Scan the listing below. Return every line containing the string "stream".

■ Data records:
□ □ □ □ □
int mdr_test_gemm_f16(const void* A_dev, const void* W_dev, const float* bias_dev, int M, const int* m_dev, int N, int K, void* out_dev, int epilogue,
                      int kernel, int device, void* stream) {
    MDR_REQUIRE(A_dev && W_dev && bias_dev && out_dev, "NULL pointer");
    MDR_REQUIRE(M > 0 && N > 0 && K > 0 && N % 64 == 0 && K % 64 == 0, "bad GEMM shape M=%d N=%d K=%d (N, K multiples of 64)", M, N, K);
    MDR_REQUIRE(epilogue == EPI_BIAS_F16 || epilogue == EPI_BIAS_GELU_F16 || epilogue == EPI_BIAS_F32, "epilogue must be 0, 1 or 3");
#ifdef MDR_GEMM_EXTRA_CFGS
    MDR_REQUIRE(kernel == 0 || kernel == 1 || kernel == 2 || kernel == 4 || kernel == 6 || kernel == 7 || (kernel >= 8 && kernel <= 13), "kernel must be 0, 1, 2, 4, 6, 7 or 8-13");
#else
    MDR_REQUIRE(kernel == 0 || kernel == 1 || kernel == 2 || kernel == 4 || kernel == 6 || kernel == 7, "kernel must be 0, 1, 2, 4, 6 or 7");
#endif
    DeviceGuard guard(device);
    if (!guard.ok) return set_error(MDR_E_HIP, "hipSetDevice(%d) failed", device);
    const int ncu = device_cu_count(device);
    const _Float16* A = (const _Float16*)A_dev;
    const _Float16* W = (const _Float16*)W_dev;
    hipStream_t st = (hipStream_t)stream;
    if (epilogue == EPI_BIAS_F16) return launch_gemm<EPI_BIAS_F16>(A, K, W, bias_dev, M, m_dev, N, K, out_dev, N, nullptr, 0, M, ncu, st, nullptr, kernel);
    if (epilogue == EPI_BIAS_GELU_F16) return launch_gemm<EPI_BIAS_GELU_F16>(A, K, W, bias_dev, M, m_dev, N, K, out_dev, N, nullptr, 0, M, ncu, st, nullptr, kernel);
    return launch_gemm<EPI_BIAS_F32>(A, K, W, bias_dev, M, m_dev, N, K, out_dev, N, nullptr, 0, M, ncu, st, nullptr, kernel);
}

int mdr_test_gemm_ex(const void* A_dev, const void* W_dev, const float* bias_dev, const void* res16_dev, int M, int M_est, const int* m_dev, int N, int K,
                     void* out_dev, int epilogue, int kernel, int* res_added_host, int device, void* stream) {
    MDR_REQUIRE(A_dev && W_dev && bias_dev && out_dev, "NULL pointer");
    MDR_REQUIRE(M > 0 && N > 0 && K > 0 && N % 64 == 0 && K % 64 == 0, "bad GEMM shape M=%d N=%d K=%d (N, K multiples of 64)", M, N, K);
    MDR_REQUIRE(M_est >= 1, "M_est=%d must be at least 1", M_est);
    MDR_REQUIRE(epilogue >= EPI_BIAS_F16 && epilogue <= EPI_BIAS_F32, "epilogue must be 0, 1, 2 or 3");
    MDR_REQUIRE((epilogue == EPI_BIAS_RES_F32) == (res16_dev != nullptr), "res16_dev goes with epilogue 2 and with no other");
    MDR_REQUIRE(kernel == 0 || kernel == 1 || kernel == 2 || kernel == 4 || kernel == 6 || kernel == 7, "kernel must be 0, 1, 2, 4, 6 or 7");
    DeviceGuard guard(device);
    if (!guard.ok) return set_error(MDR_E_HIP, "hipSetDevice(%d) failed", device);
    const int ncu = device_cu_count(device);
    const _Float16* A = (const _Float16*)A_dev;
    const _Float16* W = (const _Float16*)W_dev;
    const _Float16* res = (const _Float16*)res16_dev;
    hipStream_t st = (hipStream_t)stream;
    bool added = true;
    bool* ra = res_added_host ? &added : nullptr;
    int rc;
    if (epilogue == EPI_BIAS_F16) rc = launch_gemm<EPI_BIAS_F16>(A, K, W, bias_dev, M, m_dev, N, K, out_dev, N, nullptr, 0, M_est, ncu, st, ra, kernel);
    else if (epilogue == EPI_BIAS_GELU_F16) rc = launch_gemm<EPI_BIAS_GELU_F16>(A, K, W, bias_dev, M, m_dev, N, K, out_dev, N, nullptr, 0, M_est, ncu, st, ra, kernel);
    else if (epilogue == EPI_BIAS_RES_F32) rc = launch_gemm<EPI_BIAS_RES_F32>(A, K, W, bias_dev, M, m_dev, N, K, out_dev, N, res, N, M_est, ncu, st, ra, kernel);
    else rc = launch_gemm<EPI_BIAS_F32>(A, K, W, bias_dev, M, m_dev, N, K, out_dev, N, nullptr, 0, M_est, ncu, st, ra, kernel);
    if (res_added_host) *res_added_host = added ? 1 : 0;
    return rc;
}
□ □ □ □ □
■ Expected output:
                      int kernel, int device, void* stream) {
    hipStream_t st = (hipStream_t)stream;
                     void* out_dev, int epilogue, int kernel, int* res_added_host, int device, void* stream) {
    hipStream_t st = (hipStream_t)stream;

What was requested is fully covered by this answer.